Landlords vs. tenants

What’s the Nov. 8 referendum on rent control about?

This past spring, the Hoboken City Council made changes to the city’s longtime rent control ordinance, which applies to most apartments built before 1987 and limits how much landlords can raise the rent each year. Voters have the option of voting “yes” to repeal the city’s changes, or “no” to keep them, as tenant advocates gathered enough signatures earlier this year to place the issue up for a referendum.
The rent control referendum appears as the second question on the ballot.
Rent control was established in 1973 to stop rent hikes that some feared would price out residents of the mile-square city. Right now, most landlords can only raise the rent by a few percent each year, but they can also pass along tax and water surcharges, and they can get bigger increases for making capital improvements and every three years if a tenant voluntarily leaves.
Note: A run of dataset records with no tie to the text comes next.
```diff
@@ -1040,7 +1072,7 @@
   for (int l = 0; l < Lr; ++l) {
     rp.part_w[l] = p.part_w[l]; rp.part_b[l] = p.part_b[l]; rp.dw[l] = dw[l]; rp.db[l] = db[l];
     rp.K[l] = (l == 0) ? d->input_dim : H;
-    rp.Kp[l] = (l == 0) ? kK0 : H;
+    rp.Kp[l] = (l == 0) ? (p.l0cc ? d->input_dim : kK0) : H;
     rp.np[l] = wgrad_members(wl.grid, p.nbig, l);
     rp.vec_begin[l] = items;
     items += (rp.Kp[l] + 1) * (H / 4);
```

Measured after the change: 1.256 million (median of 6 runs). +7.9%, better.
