# Shizheng-Wen/GAOT-3D

Hardware: AMD Instinct MI355X
Metric: mesh-points/sec fwd+bwd, 500K-pt DrivAerNet++ sample (higher is better)
Workload: dtype bf16; 1 GPU; configs[1]: one 500000-point car-like surface sample, latent 64x64x32, knn k=8 encoder + flipped decoder, C=32 P=2 d=256 h=8 F=1024 L=10 rope, attention dropout 0.1 (training mode), MSE + AdamW step; CSR build and geoembed stats inside the step (a decoder list that is the encoder's with its rows swapped shares the encoder's two lists); points=500000, edges=4000000, edges_decoder=4000000, layers=10, precision=bf16, points_per_gpu=500000, point_order=random

## Files before the change

gaot_3d_amd/_lib.py:

```python
from __future__ import annotations

import ctypes as C
import os

_HERE = os.path.dirname(os.path.abspath(__file__))
LIB_PATH = os.environ.get("GAOT_LIB") or os.path.join(_HERE, "lib", "libgaot3d_hip.so")

MAX_MLP_LAYERS = 5


class GaotError(RuntimeError):
    pass


class MlpT(C.Structure):
    _fields_ = [("n_hidden", C.c_int), ("hidden", C.c_int), ("channels", C.c_int),
                ("weight", C.c_void_p * MAX_MLP_LAYERS), ("bias", C.c_void_p * MAX_MLP_LAYERS)]


class MlpGradT(C.Structure):
    _fields_ = [("weight", C.c_void_p * MAX_MLP_LAYERS), ("bias", C.c_void_p * MAX_MLP_LAYERS)]


_lib = None

_p, _i, _i64, _sz, _f, _d = C.c_void_p, C.c_int, C.c_int64, C.c_size_t, C.c_float, C.c_double
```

To repeal the changes, vote “yes.” To keep the changes, vote “no.”
But landlords have said that some aspects of the law are outdated and that some adjustments should be made to the way the ordinance is enforced.
Attempts to fine-tune the law have often met with opposition, and it’s a sensitive issue in Hoboken.
After approximately two years of City Council subcommittee meetings headed by 2nd Ward Councilwoman Beth Mason, changes to the ordinance were passed unanimously by the council in March. But the referendum effectively suspends those changes until the Nov. 8 vote.

The changes

The council approved three major changes.
One change limits the back rent tenants can collect if a landlord is found guilty of overcharging them. Currently, tenants can be awarded money for the duration of the violation, multiplied by three due to consumer fraud laws. Landlords say that this has allowed tenants to collect six-figure payouts from unwitting landlords, some of whom may have bought a building that was charging incorrect rents to begin with.
The new changes limit back payments to tenants to a maximum of two years, but that amount can still be tripled by order of a judge.
A second change eases document requirements for landlords who wish to apply for a rent increase by way of vacancy decontrol (a 25 percent increase once every three years if a tenant vacates willingly). A factor driving these changes was a complaint by landlords that over the years, the city’s bookkeeping was so sloppy that determining the correct rent was difficult.
A third change requires landlords to inform tenants of their rights, and to show proof that the information was supplied.
Mason said last week that she stands by the council’s legislation.
“We worked at it for several meetings for over a year,” Mason said. “Many groups of people were involved in the hearings and meetings and this is something that is significantly needed in our city.”

Tenants vs. landlords

Dan Tumpson is a tenant advocate who helped gather the signatures to place the issue on the ballot.
“The way the council arrived at these changes was completely wrong,” Tumpson said last week. “The main issue [the council] was to address was alleged misadministration of the law.”
Tumpson said the proposed changes don’t correct that. Instead, he said the subcommittee started discussing “major changes to the rent control law.”
Ron Simoncini is a spokesperson for the Mile Square Taxpayers Association, a group of landlords in the city. He supports the changes.
“There are no actual policy changes in these amendments,” he said. “All this does is correct problems with the law.”
He supports the major economic change in the legislation limiting rent back rent reimbursements.
“The [proposed] two year look-back is the most generous look-back in Hudson County,” Simoncini said. “No one returns more than one year of rent overcharges in Hudson County except Hoboken…a two-year opportunity to look at your condition and be able to make a claim is very generous.”
Tumpson believes the law only rewards landlords who break the law.
Simoncini believes it’s not that simple. He said that because the city’s record keeping has been unreliable, it’s not always clear what the proper legal rent is. Also, there are “phantom liability” charges, meaning if the previous owner of a property had charged an illegal rent, the current landlord could be responsible for paying that back rent to the tenant.
Tumpson has been involved in six challenges to rent control laws since 1981, and said this is the first time that the changes will actually go to the ballot. Previously, the council has repealed the law in response to petitions.
“If they undermine rent control, there are [tenants] that will lose their [apartments],” Tumpson said. But Simoncini believes that the changes, if implemented, could result in more properties remaining rent controlled.
“Landlords want to rent their properties,” Simoncini said. He added that many rent-controlled properties have converted over the years because of how the city administers the rent control ordinance.
One change in the ordinance gives “equitable authority” to the rent leveling board over court rulings.
“That’s a problem because it says they have the authority to depart from the law,” Tumpson said. “If you have a board and you give them a right to depart from the law, well there goes the rent control law…the board should be enforcing the law.”
Simoncini said that if tenants and property owners disagree with the ruling, they can still appeal the decisions in court.